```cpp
extern "C" {
int ca_sgd_step(float*, void*, int, float*, bf16_t*, const float*, const float*, long, int, int, hipStream_t);
int ca_adam_step(float*, void*, int, float*, float*, bf16_t*, const float*, const float*, long, int, int, hipStream_t);
int ca_rmsprop_step(float*, void*, int, float*, float*, bf16_t*, const float*, const float*, long, int, hipStream_t);
int ca_sumsq(const void*, int, long, float*, hipStream_t);
int ca_scale(void*, int, long, const float*, hipStream_t);
long ca_bn_workspace_floats(long, int);
int ca_bn_fwd(const bf16_t*, const bf16_t*, bf16_t*, long, int, const float*, const float*, float, float,
              float*, float*, float*, float*, float*, float*, int, uint8_t*, hipStream_t);
int ca_bn_apply(const bf16_t*, const bf16_t*, bf16_t*, long, int, const float*, int, hipStream_t);
int ca_bn_fwd_partials(const bf16_t*, const bf16_t*, bf16_t*, long, int, const float*, int, const float*, const float*,
                       float, float, float*, float*, float*, float*, float*, int, uint8_t*, float*, hipStream_t);
int ca_bn_bwd(const bf16_t*, const bf16_t*, const uint8_t*, const bf16_t*, long, int, const float*, const float*,
              const float*, bf16_t*, bf16_t*, float*, float*, float*, float*, int, hipStream_t);
int ca_bn_bwd_partials(const bf16_t*, const bf16_t*, const uint8_t*, const bf16_t*, long, int, const float*, int,
                       const float*, const float*, const float*, bf16_t*, bf16_t*, float*, float*, float*, float*, int,
                       hipStream_t);
int ca_gemm_bf16_bnstats(int, const bf16_t*, long, const bf16_t*, long, bf16_t*, long, int, int, int, float,
                         const bf16_t*, const uint8_t*, float*, hipStream_t);
long ca_conv_dgrad_stat_tiles(int, int, int, int, int);
long ca_conv_dgrad_stat_rows(int, int, int, int, int, int, int, int, int, int, int, float);
int ca_conv_patch_shape(int, int, int, int, int, int, int, int, int, int, int, int);
long ca_conv_stat_rows(int, int, int, int, int, int, int, int, int, int, int);
int ca_conv_wgrad_splits(int, int, int, int, int, int, int, int, int, int, int, int);
int ca_bn_fwd_partials_ex(const bf16_t*, const bf16_t*, const float*, bf16_t*, long, int, const float*, int,
                          const float*, const float*, float, float, float*, float*, float*, float*, float*, int,
                          uint8_t*, float*, hipStream_t);
int ca_gemm_xa(int, int, const bf16_t*, const bf16_t*, const uint8_t*, const float*, const float*, const float*,
               const float*, bf16_t*, uint8_t*, long, const bf16_t*, long, bf16_t*, long, int, int, int, float, const bf16_t*,
               const uint8_t*, const bf16_t*, const uint8_t*, float*, const bf16_t*, float*, hipStream_t);
int ca_gemm_xa_bwd_strided(const bf16_t*, const bf16_t*, const uint8_t*, const float*, const float*, const float*,
                           bf16_t*, long, const bf16_t*, long, bf16_t*, long, int, int, int, int, int, int, int,
                           hipStream_t);
int ca_gemm_xa_dw(const bf16_t*, const bf16_t*, const uint8_t*, const float*, const float*, const float*, long,
                  const bf16_t*, long, bf16_t*, long, int, int, int, float, const bf16_t*, const uint8_t*,
                  const bf16_t*, const uint8_t*, float*, const bf16_t*, float*, const bf16_t*, long, void*, int, float,
                  float*, int, hipStream_t);
int ca_dgrad_gemm(int, const bf16_t*, long, const bf16_t*, long, bf16_t*, long, int, int, int, float, const bf16_t*,
                  const uint8_t*, const bf16_t*, const uint8_t*, float*, hipStream_t, const bf16_t*, float*, int, int,
                  int);
int ca_conv_dgrad_bnstats(const bf16_t*, const bf16_t*, bf16_t*, int, int, int, int, int, int, int, int, int, int,
                          int, float, const bf16_t*, const uint8_t*, float*, hipStream_t);
int ca_u8_normalize(const uint8_t*, bf16_t*, long, int, const float*, const float*, hipStream_t);
int ca_stem_s2d(const bf16_t*, bf16_t*, int, int, int, int, int, int, int, hipStream_t);
int ca_softmax_xent(const void*, int, const int64_t*, int, int, float, float, float*, float*, void*, hipStream_t);
int ca_softmax_xent_batch(const void*, long, int, const int64_t*, int, int, float, float, float*, float*, void*, float*,
                          float,
                          hipStream_t);
int ca_maxpool_fwd(const bf16_t*, bf16_t*, uint8_t*, int, int, int, int, int, int, int, int, int, hipStream_t);
int ca_maxpool_bwd(const bf16_t*, const uint8_t*, bf16_t*, int, int, int, int, int, int, int, int, int, hipStream_t);
int ca_gap_fwd(const bf16_t*, void*, int, int, int, int, hipStream_t);
int ca_gap_bwd(const void*, int, bf16_t*, int, int, int, hipStream_t);
int ca_gmp_fwd(const bf16_t*, bf16_t*, float*, int, int, int, hipStream_t);
int ca_gmp_bwd(const void*, int, const bf16_t*, const bf16_t*, const float*, bf16_t*, int, int, int, hipStream_t);
int ca_gemm_bf16(int, const bf16_t*, long, const bf16_t*, long, bf16_t*, long, int, int, int, float*, float,
                 hipStream_t);
int ca_gemm_set_core(int);
int ca_gemm_set_xa_n256(int);
int ca_gemm_stat_rows(int, int, int, long, long, long);
int ca_bn_relu_maxpool_s2k3(const bf16_t*, const float*, bf16_t*, uint8_t*, int, int, int, int, int, int, hipStream_t);
int ca_maxpool_bnstats_parts(int, int, int, int);
int ca_maxpool_bwd_s2k3_bnstats(const bf16_t*, const bf16_t*, const uint8_t*, const bf16_t*, bf16_t*, float*, int, int,
                                int, int, int, int, hipStream_t);
int ca_maxpool_bwd_s2k3_bnapply(const bf16_t*, const bf16_t*, const uint8_t*, const bf16_t*, const float*, bf16_t*, int,
                                int, int, int, int, int, hipStream_t);
int ca_conv_fwd_ex(const bf16_t*, const bf16_t*, bf16_t*, int, int, int, int, int, int, int, int, int, int, int,
                   const float*, int, hipStream_t);
int ca_conv_fwd(const bf16_t*, const bf16_t*, bf16_t*, int, int, int, int, int, int, int, int, int, int, int, float*,
                hipStream_t);
int ca_conv_fwd_bn(const bf16_t*, const bf16_t*, bf16_t*, int, int, int, int, int, int, int, int, int, int, int,
                   const float*, const float*, const bf16_t*, int, hipStream_t);
int ca_conv_dgrad(const bf16_t*, const bf16_t*, bf16_t*, int, int, int, int, int, int, int, int, int, int, int, float,
                  hipStream_t, int);
int ca_conv_wgrad(const bf16_t*, const bf16_t*, void*, int, float, int, int, int, int, int, int, int, int, int, int,
                  int, int, float*, hipStream_t);
int ca_splitk_reduce(const float*, int, long, void*, int, float, hipStream_t);
int ca_grad_finalize_multi(const uint64_t*, const float*, int, hipStream_t);
// ... 149 lines not shown
                      u64 mask_out, long lda, u64 B, long ldb, u64 C, long ldc, int M, int N, int K, float beta,
                      u64 res, u64 res_mask, u64 z, u64 mask, u64 stats, u64 z2, u64 stats2, u64 s) {
    check(ca_gemm_xa(layout, mode, P(const bf16_t*, src0), P(const bf16_t*, src1), P(const uint8_t*, mask_in),
                     P(const float*, c0), P(const float*, c1), P(const float*, c2), P(const float*, c3),
                     P(bf16_t*, side),
                     P(uint8_t*, mask_out), lda, P(const bf16_t*, B), ldb, P(bf16_t*, C), ldc, M, N, K, beta,
                     P(const bf16_t*, res), P(const uint8_t*, res_mask), P(const bf16_t*, z), P(const uint8_t*, mask),
                     P(float*, stats), P(const bf16_t*, z2), P(float*, stats2), S(s)),
          "gemm_xa");
  });
  m.def("gemm_xa_bwd_strided", [](u64 src0, u64 src1, u64 mask_in, u64 c0, u64 c1, u64 c2, u64 side, long lda, u64 B,
                                  long ldb, u64 C, long ldc, int M, int N, int K, int Nb, int H, int W, int stride,
                                  u64 s) {
    check(ca_gemm_xa_bwd_strided(P(const bf16_t*, src0), P(const bf16_t*, src1), P(const uint8_t*, mask_in),
                                 P(const float*, c0), P(const float*, c1), P(const float*, c2), P(bf16_t*, side), lda,
                                 P(const bf16_t*, B), ldb, P(bf16_t*, C), ldc, M, N, K, Nb, H, W, stride, S(s)),
          "gemm_xa_bwd_strided");
  });
  m.def("gemm_xa_dw", [](u64 src0, u64 src1, u64 mask_in, u64 c0, u64 c1, u64 c2, long lda, u64 B, long ldb, u64 C,
                         long ldc, int M, int N, int K, float beta, u64 res, u64 res_mask, u64 z, u64 mask, u64 stats,
                         u64 z2, u64 stats2, u64 y, long ldy, u64 dw, int dw_bf16, float dw_beta, u64 ws, int blocks,
                         u64 s) {
    const int g = ca_gemm_xa_dw(P(const bf16_t*, src0), P(const bf16_t*, src1), P(const uint8_t*, mask_in),
                                P(const float*, c0), P(const float*, c1), P(const float*, c2), lda,
                                P(const bf16_t*, B), ldb, P(bf16_t*, C), ldc, M, N, K, beta, P(const bf16_t*, res),
                                P(const uint8_t*, res_mask), P(const bf16_t*, z), P(const uint8_t*, mask),
                                P(float*, stats), P(const bf16_t*, z2), P(float*, stats2), P(const bf16_t*, y), ldy,
                                P(void*, dw), dw_bf16, dw_beta, P(float*, ws), blocks, S(s));
    check(g < 0 ? g : 0, "gemm_xa_dw");
    return g;
  });
  m.def("bn_fwd_partials_ex", [](u64 x, u64 res, u64 res_ss, u64 y, long M, int C, u64 parts, int nparts, u64 gamma,
                                 u64 beta, float eps, float momentum, u64 rm, u64 rv, u64 sm, u64 sr, u64 ss, int relu,
                                 u64 mask, u64 gws, u64 s) {
    check(ca_bn_fwd_partials_ex(P(const bf16_t*, x), P(const bf16_t*, res), P(const float*, res_ss), P(bf16_t*, y), M,
                                C, P(const float*, parts), nparts, P(const float*, gamma), P(const float*, beta), eps,
                                momentum, P(float*, rm), P(float*, rv), P(float*, sm), P(float*, sr), P(float*, ss),
                                relu, P(uint8_t*, mask), P(float*, gws), S(s)),
          "bn_fwd_partials_ex");
  });
  m.def("conv_dgrad_stat_tiles", [](int Nb, int H, int W, int sh, int sw) {
    return ca_conv_dgrad_stat_tiles(Nb, H, W, sh, sw);
  });
  m.def("conv_dgrad_stat_rows", [](int Nb, int H, int W, int Cin, int Cout, int KH, int KW, int sh, int sw, int ph,
                                   int pw, float beta) {
    return ca_conv_dgrad_stat_rows(Nb, H, W, Cin, Cout, KH, KW, sh, sw, ph, pw, beta);
  });
  m.def("conv_stat_rows", [](int Nb, int H, int W, int Cin, int Cout, int KH, int KW, int sh, int sw, int ph,
                             int pw) { return ca_conv_stat_rows(Nb, H, W, Cin, Cout, KH, KW, sh, sw, ph, pw); });
  m.def("conv_patch_shape", [](int Nb, int H, int W, int Cin, int Cout, int KH, int KW, int sh, int sw, int ph,
                               int pw, int dgrad) {
    return ca_conv_patch_shape(Nb, H, W, Cin, Cout, KH, KW, sh, sw, ph, pw, dgrad) != 0;
  });
  m.def("conv_wgrad_splits", [](int Nb, int H, int W, int Cin, int Cout, int KH, int KW, int sh, int sw, int ph,
                                int pw, int fallback) {
    return ca_conv_wgrad_splits(Nb, H, W, Cin, Cout, KH, KW, sh, sw, ph, pw, fallback);
  });
  m.def("conv_dgrad_bnstats", [](u64 dy, u64 w, u64 dx, int Nb, int H, int W, int Cin, int Cout, int KH, int KW,
                                 int sh, int sw, int ph, int pw, float beta, u64 z, u64 mask, u64 stats, u64 s) {
    check(ca_conv_dgrad_bnstats(P(const bf16_t*, dy), P(const bf16_t*, w), P(bf16_t*, dx), Nb, H, W, Cin, Cout, KH, KW,
                                sh, sw, ph, pw, beta, P(const bf16_t*, z), P(const uint8_t*, mask), P(float*, stats),
                                S(s)),
          "conv_dgrad_bnstats");
  });
  m.def("u8_normalize", [](u64 x, u64 y, long n, std::vector<float> mean, std::vector<float> std_, u64 s) {
    if (mean.size() != std_.size() || mean.empty()) throw std::invalid_argument("u8_normalize: mean/std size");
    check(ca_u8_normalize(P(const uint8_t*, x), P(bf16_t*, y), n, (int)mean.size(), mean.data(), std_.data(), S(s)),
          "u8_normalize");
  });
  m.def("stem_s2d", [](u64 x, u64 y, int N, int H, int W, int C, int Hs, int Ws, int pad, u64 s) {
    check(ca_stem_s2d(P(const bf16_t*, x), P(bf16_t*, y), N, H, W, C, Hs, Ws, pad, S(s)), "stem_s2d");
  });
  m.def("softmax_xent", [](u64 z, int zbf, u64 labels, int B, int C, float gscale, float ls, u64 loss, u64 correct,
                           u64 dz, u64 s) {
    check(ca_softmax_xent(P(const void*, z), zbf, P(const int64_t*, labels), B, C, gscale, ls, P(float*, loss),
                          P(float*, correct), P(void*, dz), S(s)), "softmax_xent");
  });
  m.def("softmax_xent_batch", [](u64 z, long ldz, int bf, u64 labels, int B, int C, float gs, float ls, u64 mean, u64 correct,
                                 u64 dz, u64 acc, float acc_w, u64 s) {
    check(ca_softmax_xent_batch(P(const void*, z), ldz, bf, P(const int64_t*, labels), B, C, gs, ls, P(float*, mean),
                                P(float*, correct), P(void*, dz), P(float*, acc), acc_w, S(s)), "softmax_xent_batch");
  });
  m.def("maxpool_fwd", [](u64 x, u64 y, u64 idx, int N, int H, int W, int C, int OH, int OW, int k, int st, int p,
                          u64 s) {
    check(ca_maxpool_fwd(P(const bf16_t*, x), P(bf16_t*, y), P(uint8_t*, idx), N, H, W, C, OH, OW, k, st, p, S(s)),
          "maxpool_fwd");
  });
  m.def("maxpool_bwd", [](u64 dy, u64 idx, u64 dx, int N, int H, int W, int C, int OH, int OW, int k, int st, int p,
                          u64 s) {
    check(ca_maxpool_bwd(P(const bf16_t*, dy), P(const uint8_t*, idx), P(bf16_t*, dx), N, H, W, C, OH, OW, k, st, p,
                         S(s)), "maxpool_bwd");
  });
  m.def("gap_fwd", [](u64 x, u64 y, int ybf, int N, int HW, int C, u64 s) {
    check(ca_gap_fwd(P(const bf16_t*, x), P(void*, y), ybf, N, HW, C, S(s)), "gap_fwd");
  });
  m.def("gemm_bf16", [](int layout, u64 A, long lda, u64 B, long ldb, u64 C, long ldc, int M, int N, int K,
                        u64 stats, float beta, u64 s) {
    check(ca_gemm_bf16(layout, P(const bf16_t*, A), lda, P(const bf16_t*, B), ldb, P(bf16_t*, C), ldc, M, N, K,
                       P(float*, stats), beta, S(s)), "gemm_bf16");
  });
  m.def("conv_fwd", [](u64 x, u64 w, u64 y, int Nb, int H, int W, int Cin, int Cout, int KH, int KW, int sh, int sw,
                       int ph, int pw, u64 stats, u64 s) {
    check(ca_conv_fwd(P(const bf16_t*, x), P(const bf16_t*, w), P(bf16_t*, y), Nb, H, W, Cin, Cout, KH, KW, sh, sw, ph,
                      pw, P(float*, stats), S(s)), "conv_fwd");
  });
  m.def("conv_fwd_bn", [](u64 x, u64 w, u64 y, int Nb, int H, int W, int Cin, int Cout, int KH, int KW, int sh,
// ... 157 lines not shown
```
+---+
◆ What the task requires
Go through the data, and copy each line in which the word "loss" appears.

◆ Answer to this exercise
  m.def("softmax_xent", [](u64 z, int zbf, u64 labels, int B, int C, float gscale, float ls, u64 loss, u64 correct,
    check(ca_softmax_xent(P(const void*, z), zbf, P(const int64_t*, labels), B, C, gscale, ls, P(float*, loss),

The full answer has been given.